DigitalOcean Droplets as Training Environments for ML Models

Question

Pulumi · Accepted Answer

To set up DigitalOcean Droplets to serve as training environments for machine learning (ML) models, we will need the following components:

1. **DigitalOcean Droplet**: This will be the virtual server (VM) that runs our processing tasks. We can customize its size based on the computing requirements of our ML models.
2. **SSH Key**: For secure access to the Droplet, we should add an SSH key.
3. **Firewall**: To control the traffic to and from our Droplet, setting up a firewall is essential.
4. **Custom Image (optional)**: If you have a specific environment setup that you want to replicate across droplets, a custom image can be used to create droplets with this environment pre-configured.

Here's how you can use Pulumi to create such an environment.

First, let's define our Droplet. We need to specify the size, region, image, and other properties that best match our requirements. For ML workloads, choosing a size that offers an adequate amount of CPU and memory is crucial.

For the image, if you're using common ML frameworks like TensorFlow or PyTorch, you might opt for an image that comes with these pre-installed, or you can set up the environment yourself using the `userData` parameter where you can pass a bash script to install necessary software on first boot.

SSH keys are crucial for secure remote access. We'll create an SSH key resource and associate it with our Droplet.

Firewalls help secure our Droplet by allowing only certain types of traffic. We will define a basic firewall rule that allows SSH (port 22) traffic.

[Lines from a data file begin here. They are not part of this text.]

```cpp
template <typename ET>
static void hd_launch(const HdPlan& p, const HdArgs& ha, hipStream_t s) {
  constexpr bool row3 = true;
  const bool one_wave = p.n_wg <= hd_num_cu();
  if (p.map8 && row3 && one_wave) hd_launch_cfg<ET, 64, 4, 8, true, 9, false, true>(ha, s);
  else if (p.ph == 8 && p.bn == 64 && !p.map8 && row3 && one_wave) hd_launch_cfg<ET, 64, 4, 8, false, 9, false, true>(ha, s);
  else if (p.map8) hd_launch_cfg<ET, 64, 4, 8, true>(ha, s);
  else if (p.ph == 16 && p.bn == 128 && p.persist) hd_launch_cfg<ET, 128, 8, 16, false, 0, true>(ha, s);
  else if (p.ph == 16 && p.bn == 128) hd_launch_cfg<ET, 128, 8, 16>(ha, s);
  else if (p.ph == 16 && p.bn == 64 && p.row3) hd_launch_cfg<ET, 64, 8, 16, false, 9, false, true>(ha, s);
  else if (p.ph == 16 && p.persist) hd_launch_cfg<ET, 64, 8, 16, false, 0, true>(ha, s);
  else if (p.ph == 16) hd_launch_cfg<ET, 64, 8, 16>(ha, s);
  else hd_launch_cfg<ET, 64, 4, 8>(ha, s);
}

static unsigned long long* hd_prof_buf = nullptr;
static void hd_prof_dump() {
  if (!hd_prof_buf) return;
  static unsigned long long host[4000];
  if (hipDeviceSynchronize() != hipSuccess || hipMemcpy(host, hd_prof_buf, sizeof(host), hipMemcpyDeviceToHost) != hipSuccess) return;
  const int n = (int)host[0] < 4000 ? (int)host[0] : 4000;
  const unsigned long long mask = 0xffffffffffffffull;
  for (int i = 1; i < n; ++i)
    fprintf(stderr, "HDPROF %4d code %d  t %9.2f us  (+%7.2f)\n", i, (int)(host[i] >> 56), (double)((host[i] & mask) - (host[1] & mask)) / 100.0,
            i > 1 ? (double)((host[i] & mask) - (host[i - 1] & mask)) / 100.0 : 0.0);
}

bool imm_hdeep6_enabled();
// ... 10 lines not shown
  if (prof && !hd_prof_buf && hipMalloc((void**)&hd_prof_buf, 4000 * sizeof(unsigned long long)) == hipSuccess) {
    (void)hipMemset(hd_prof_buf, 0, 4000 * sizeof(unsigned long long));
    atexit(hd_prof_dump);
  }
  ha.prof = prof ? hd_prof_buf : nullptr;
  const HdPlan p = hd_plan(d);
  ha.patches_x = p.map8 ? 1 : d->wo / HD_PW; ha.patches_y = p.map8 ? 1 : d->ho / p.ph;
  ha.n_img = d->batch;
  ha.n_patches = p.n_patches;
  ha.c.n_nblk = d->co / p.bn;
  ha.n_wg = p.n_wg;
  ha.c.x_bytes = (uint32_t)((int64_t)d->batch * d->hi * d->wi * d->ldx * 2);
  ha.c.wt_bytes = (uint32_t)((int64_t)d->co * d->kpad * 2);
  if (hd_takes_hdeep6(d, p)) {
    imm_conv_hdeep6_launch(dtype, ha.c, ha.n_patches, ha.patches_x, ha.patches_y, ha.n_wg, p.persist, hd_num_cu(), s);
    return;
  }
  if (dtype == IMM_BF16) hd_launch<BF16>(p, ha, s); else hd_launch<F16>(p, ha, s);
}

bool imm_hdeep_s2d_applicable(const imm_conv_desc* d) {
  static const bool off = imm_conv_disabled("s2d");
  if (off) return false;
  if (d->kh != 3 || d->kw != 3 || d->stride != 1 || d->updiv != 1 || d->pad_t != 1 || d->pad_l != 1) return false;
  if (d->ci % 64 || d->ci < 64 || d->ldx != d->ci || d->kpad != 9 * d->ci) return false;
  if (d->co % 8 || d->co < 8 || d->ldy % 8 || d->ldy < d->co) return false;
  if (d->hi != d->ho || d->wi != d->wo || d->ho % 8 || d->wo % HD_PW) return false;
  if (d->flags || d->out_scale > 1) return false;
  const int64_t px = (int64_t)d->batch * d->hi * d->wi;
  if (px * d->ldx * 2 >= (1LL << 31) || (int64_t)d->co * d->kpad * 2 >= (1LL << 31)) return false;
// ... 25 lines not shown
```

imm_amd/csrc/conv_igemm.hip:

```cpp
#include "conv_common.h"
#include <stdlib.h>

bool imm_halo_applicable(const imm_conv_desc* d);
int imm_halo_grid(const imm_conv_desc* d);
void imm_conv_halo_launch(int dtype, const imm_conv_desc* d, const ConvArgs& a, hipStream_t s);
bool imm_hdeep_applicable(const imm_conv_desc* d);
int imm_hdeep_stats_blocks(const imm_conv_desc* d);
int imm_hdeep_variant(const imm_conv_desc* d);
void imm_conv_hdeep_launch(int dtype, const imm_conv_desc* d, const ConvArgs& a, hipStream_t s);
bool imm_halo_nol_applicable(const imm_conv_desc* d);
void imm_conv_halo_nol_launch(int dtype, const imm_conv_desc* d, const ConvArgs& a, const float* scale, const float* shift, int relu,
                              hipStream_t s);
bool imm_halo_s2d_applicable(const imm_conv_desc* d);
void imm_conv_halo_s2d_launch(int dtype, const imm_conv_desc* d, const ConvArgs& a, hipStream_t s);
bool imm_s2f_applicable(const imm_conv_desc* d);
int imm_s2f_stats_blocks(const imm_conv_desc* d);
int imm_s2f_variant(const imm_conv_desc* d);
void imm_conv_s2f_launch(int dtype, const imm_conv_desc* d, const ConvArgs& a, hipStream_t s);
bool imm_hdeep_s2d_applicable(const imm_conv_desc* d);
void imm_conv_hdeep_s2d_launch(int dtype, const imm_conv_desc* d, const ConvArgs& a, hipStream_t s);
bool imm_halo2_applicable(const imm_conv_desc* d);
int imm_halo2_grid(const imm_conv_desc* d);
bool imm_halo2_x32(const imm_conv_desc* d);
void imm_conv_halo2_launch(int dtype, const imm_conv_desc* d, const ConvArgs& a, hipStream_t s);
// ... 251 lines not shown
void imm_conv64_launch(int dtype, ConvArgs& a, int bm, int bn, hipStream_t s);
bool imm_conv64_group_launch(int dtype, ConvArgs* args, int n, int bm, int bn, hipStream_t s);

static void fill_args(ConvArgs& a, const imm_conv_desc* d, const void* x, const void* wt, const float* bias, void* y,
                      float* stats, const void* mask) {
  a.x = (const uint16_t*)x; a.wt = (const uint16_t*)wt; a.bias = bias; a.y = y; a.stats = stats;
  a.mask = (const uint16_t*)mask;
  a.M = d->batch * d->ho * d->wo;
  a.hi = d->hi; a.wi = d->wi; a.ci8 = d->ci / 8; a.ldx = d->ldx;
  a.ho = d->ho; a.wo = d->wo; a.co = d->co; a.ldy = d->ldy;
  a.kh = d->kh; a.kw = d->kw; a.stride = d->stride; a.pad_t = d->pad_t; a.pad_l = d->pad_l; a.updiv = d->updiv;
  a.kpad = d->kpad; a.KT = d->kpad / 32; a.ntaps = d->kh * d->kw;
  a.flags = d->flags; a.ldmask = d->ldmask;
  a.oscale = d->out_scale > 1 ? d->out_scale : 1; a.ooff_y = d->out_off_y; a.ooff_x = d->out_off_x;
  a.tap_gt = nullptr; a.tap_lmask = nullptr; a.tap_coef = nullptr; a.tap_idx = 0; a.tap_S = 0; a.tap_l1 = 0;
}

template <typename ET>
static int conv_launch(const imm_conv_desc* d, const void* x, const void* wt, const float* bias, void* y,
                       float* stats, const void* mask, hipStream_t s) {
  ConvArgs a;
  fill_args(a, d, x, wt, bias, y, stats, mask);
  if (imm_halo2_applicable(d)) {
    imm_conv_halo2_launch(ET::kEnum, d, a, s);
    IMM_CHECK_LAUNCH("imm_conv2d(halo2)");
    return 0;
  }
  if (imm_halo_applicable(d)) {
    imm_conv_halo_launch(ET::kEnum, d, a, s);
    IMM_CHECK_LAUNCH("imm_conv2d(halo)");
// ... 70 lines not shown
  IMM_REQUIRE(d && x && wt && y && a_pred && a_gt && coef && idx >= 0, "conv_tap: null");
  if (!imm_conv2d_tap_supported(d)) return imm_fail(IMM_E_UNSUPPORTED, "conv_tap: shape not served by the LDS-halo deep-K kernel");
  IMM_REQUIRE(lda >= d->co && lda % 8 == 0, "conv_tap: lda=%d (co=%d) must be a multiple of 8", lda, d->co);
  IMM_REQUIRE(loss_mask == nullptr || (S >= d->ho && S % d->ho == 0 && d->ho == d->wo), "conv_tap: mask side");
  IMM_REQUIRE(((uintptr_t)x % 16 == 0) && ((uintptr_t)wt % 16 == 0) && ((uintptr_t)y % 16 == 0) && ((uintptr_t)a_pred % 16 == 0) &&
                  ((uintptr_t)a_gt % 16 == 0), "conv_tap: 16-byte alignment");
  IMM_REQUIRE(dtype == IMM_BF16 || dtype == IMM_F16, "unknown dtype %d", dtype);
  imm_conv_desc dd = *d;
  dd.ldmask = lda;
  ConvArgs a;
  fill_args(a, &dd, x, wt, nullptr, y, nullptr, a_pred);
  a.flags |= IMM_CONV_TAP_;
  a.tap_gt = (const uint16_t*)a_gt; a.tap_lmask = loss_mask; a.tap_coef = coef; a.tap_idx = idx; a.tap_S = S; a.tap_l1 = l1;
  imm_conv_hdeep_launch(dtype, &dd, a, (hipStream_t)stream);
  IMM_CHECK_LAUNCH("imm_conv2d_tap");
  return 0;
}

extern "C" int imm_conv2d_nol_supported(const imm_conv_desc* d) {
  if (!d || validate_desc(d)) return 0;
  if (d->flags & (IMM_CONV_MASK | IMM_CONV_RELU | 0xfe0)) return 0;
  return imm_halo_nol_applicable(d) ? 1 : 0;
}

extern "C" int imm_conv2d_nol_stats_blocks(const imm_conv_desc* d) {
  if (!imm_conv2d_nol_supported(d)) return imm_fail(IMM_E_UNSUPPORTED, "conv_nol: shape not served by the LDS-halo kernel");
  return imm_halo_grid(d);
}

extern "C" int imm_conv2d_nol(const imm_conv_desc* d, int dtype, const void* x_raw, const float* x_scale, const float* x_shift,
// ... 186 lines not shown
```

imm_amd/engine.py:

```python
import math
import os
from collections import OrderedDict

import numpy as np
import torch

from . import _lib as L
from . import ops

BN_EPS = 1e-3
BN_MOMENTUM = 0.99
BN_DIRECT_ROWS = int(os.environ.get('IMM_BN_DIRECT_ROWS', '512'))
WEIGHT_DECAY = 1e-5
INIT_STD = 0.01
PERCEPTUAL_WS = [100.0, 1.6, 2.3, 1.8, 2.8, 100.0]
SUPPORTED_COMP = ['input', 'conv1_2', 'conv2_2', 'conv3_2', 'conv4_2', 'conv5_2']
VGG_LAYERS = [('conv1_1', 1, 64), ('conv1_2', 64, 64), ('conv2_1', 64, 128), ('conv2_2', 128, 128),
              ('conv3_1', 128, 256), ('conv3_2', 256, 256), ('conv3_3', 256, 256),
              ('conv4_1', 256, 512), ('conv4_2', 512, 512), ('conv4_3', 512, 512),
              ('conv5_1', 512, 512), ('conv5_2', 512, 512)]
VGG_POOL_AFTER = ('conv1_2', 'conv2_2', 'conv3_3', 'conv4_3')
WGRAD_MULTI_MAX_JOBS, WGRAD_MULTI_MAX_VARIANTS = 64, 16


# ... 855 lines not shown
        for name, cin, cout in self.vgg_layers[1:]:
            fd = self.vgg_desc[name]
            wm = w['vgg16/%s/weights' % name]
            ops.pack_weights(wm, self.vgg_wt[name], 0, 3, 3, cin, cout, cin, self.vgg_wt[name].shape[0], fd.kpad)
            wtd = self.vgg_wtd[name]
            ops.pack_weights(wm, wtd, 1, 3, 3, cin, cout, cout, wtd.shape[0], wtd.shape[1])

    def _build_backward(self):
        B, S, K, dt, Cj = self.B, self.S, self.K, self.dt, self.Cj
        mask = self.in_mask
        acts = self.vgg_act
        l1 = self.l1
        names = [n for n, _ci, _co in self.vgg_layers]
        taps = self.tap_idx
        dbuf = {n: self._act(B, acts[n][1], acts[n][1], acts[n][0].shape[-1]) for n in names}
        dpool = {n: self._act(B, acts[n][1] // 2, acts[n][1] // 2, acts[n][0].shape[-1]) for n in self.vgg_pool}

        def pred_half(t):
            return t[B:]

        def tap(name, has_in):
            y, H = acts[name]
            c = y.shape[-1]
            self._add(self.prog_bwd, lambda: ops.tap_grad(dbuf[name], has_in, y[B:], y[:B], B, H, c, mask, S, self.coef,
                                                          taps[name], True, l1), 'tap_grad', 0.0, B * H * H * c * 8.0)

        fused_taps = set()

        def dgrad(name, dst, mask_ref, tap_of=None):
            cin, cout = [(ci, co) for n, ci, co in VGG_LAYERS if n == name][0]
            H = acts[name][1]
# ... 18 lines not shown
        def unpool(src_name, dy, relu_mask):
            y, H = acts[src_name]
            c = y.shape[-1]
            self._add(self.prog_bwd, lambda: ops.maxpool2_bwd(y[B:], dy, dbuf[src_name], B, H, H, c, relu_mask), 'maxpool_bwd',
                      0.0, B * H * H * c * 5.0)

        def unpool_tap(name, dy):
            if l1:
                unpool(name, dy, 0); tap(name, True)
                return
            y, H = acts[name]
            c = y.shape[-1]
            self._add(self.prog_bwd, lambda: ops.unpool_tap_grad(dbuf[name], dy, y[B:], y[:B], B, H, c, mask, S, self.coef,
                                                                 taps[name]), 'tap_grad', 0.0, B * H * H * c * 8.5)

        for i in range(len(names) - 1, 0, -1):
            name, prev = names[i], names[i - 1]
            deepest = i == len(names) - 1
            if name in self.vgg_pool:
                if name in taps:
                    unpool_tap(name, dpool[name])
                else:
                    unpool(name, dpool[name], 1)
            elif name in taps and name not in fused_taps:
                tap(name, not deepest)
            if prev in self.vgg_pool:
                dgrad(name, dpool[prev], None)
            elif prev in taps:
                dgrad(name, dbuf[prev], None, tap_of=prev)
            else:
                dgrad(name, dbuf[prev], pred_half(acts[prev][0]))
        last = self.ren[-1]
        self.d_pred = self._act(B, S, S, last.lddy)
        in_idx = taps.get('input', -1)
        if names:
            self._add(self.prog_bwd, lambda: ops.vgg_conv1_1_bwd(dbuf['conv1_1'], B, S, self.w11, self.in_future, self.pred,
                                                                 self.ldp, mask, self.coef, self.d_pred, last.lddy, in_idx, l1),
                      'vgg_conv1_1_bwd', 2.0 * B * S * S * 9 * 64)
        else:
            self._add(self.prog_bwd, lambda: ops.image_loss_grad(self.in_future, self.pred, self.ldp, B, S, mask, self.coef, in_idx,
                                                                 self.d_pred, last.lddy, l1), 'image_loss_grad')

        ups = {idx: (ub, H, co) for idx, ub, H, co in self.ren_up}
        d_out, ldd = self.d_pred, last.lddy
        up_src = None
        for i in range(len(self.ren) - 1, -1, -1):
            lay = self.ren[i]
            if i == 0:
                dx, lddx = self.d_joint, Cj
            else:
                prev = self.ren[i - 1]
                if (i - 1) in ups:
                    _ub, Hp, cp = ups[i - 1]
# ... 288 lines not shown
```

imm_amd/ops.py:

```python
import ctypes as C

import torch

from . import _lib as L
from ._lib import ConvDesc, OptHParams, call


def _s():
    return C.c_void_p(torch.cuda.current_stream().cuda_stream)
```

Now let's write the Pulumi program:

```python
import pulumi
import pulumi_digitalocean as digitalocean

# Replace the following placeholders with your own information
droplet_name = "ml-droplet"
region = "nyc3" # Choose a region close to you or your customers
size = "s-1vcpu-1gb" # Example size, choose one that matches your ML workload
image = "ubuntu-20-04-x64" # Example image, you can choose other images or custom snapshots
ssh_key_public_path = "~/.ssh/id_rsa.pub" # Your SSH public key path
firewall_name = "ml-firewall"

# Read the SSH public key from the specified file
with open(ssh_key_public_path, 'r') as key_file:
    ssh_key_public = key_file.read()

# Create an SSH key resource to associate with the Droplet
ssh_key = digitalocean.SshKey("ml-ssh-key",
    public_key=ssh_key_public)

# Define a Droplet for machine learning workloads
ml_droplet = digitalocean.Droplet(droplet_name,
    image=image,
    size=size,
    region=region,
    ssh_keys=[ssh_key.id],
    tags=["ml"],
    # 'user_data' can be used to run a script on the first boot. 
    # This can be useful to install ML frameworks and dependencies.
    # e.g., Uncomment and edit the following line to install Miniconda:
    # user_data="""#!/bin/bash
    #    wget https://repo.anaconda.com/miniconda/Miniconda3-latest-Linux-x86_64.sh
    #    bash Miniconda3-latest-Linux-x86_64.sh -b -p $HOME/miniconda
    #"""
)

# Create a Firewall that allows SSH traffic to the Droplet
ml_firewall = digitalocean.Firewall(firewall_name,
    droplet_ids=[ml_droplet.id],
    inbound_rules=[{
        "protocol": "tcp",
        "port_range": "22",
        "source_addresses": ["0.0.0.0/0", "::/0"], # Allows SSH from any IP - Be cautious with this setting
    }],
    outbound_rules=[{
        "protocol": "tcp",
        "port_range": "80",
        "destination_addresses": ["0.0.0.0/0", "::/0"], # Allows HTTP traffic to any IP
    }, {
        "protocol": "tcp",
        "port_range": "443",
        "destination_addresses": ["0.0.0.0/0", "::/0"], # Allows HTTPS traffic to any IP
    }]
)

# Export the IP address of the Droplet
pulumi.export('droplet_ip', ml_droplet.ipv4_address)
```

Before running the above program:

- Ensure you've installed Pulumi and set it up for Python.
- Configure Pulumi to manage resources in DigitalOcean. This typically involves setting the `DIGITALOCEAN_TOKEN` environment variable to your DigitalOcean personal access token.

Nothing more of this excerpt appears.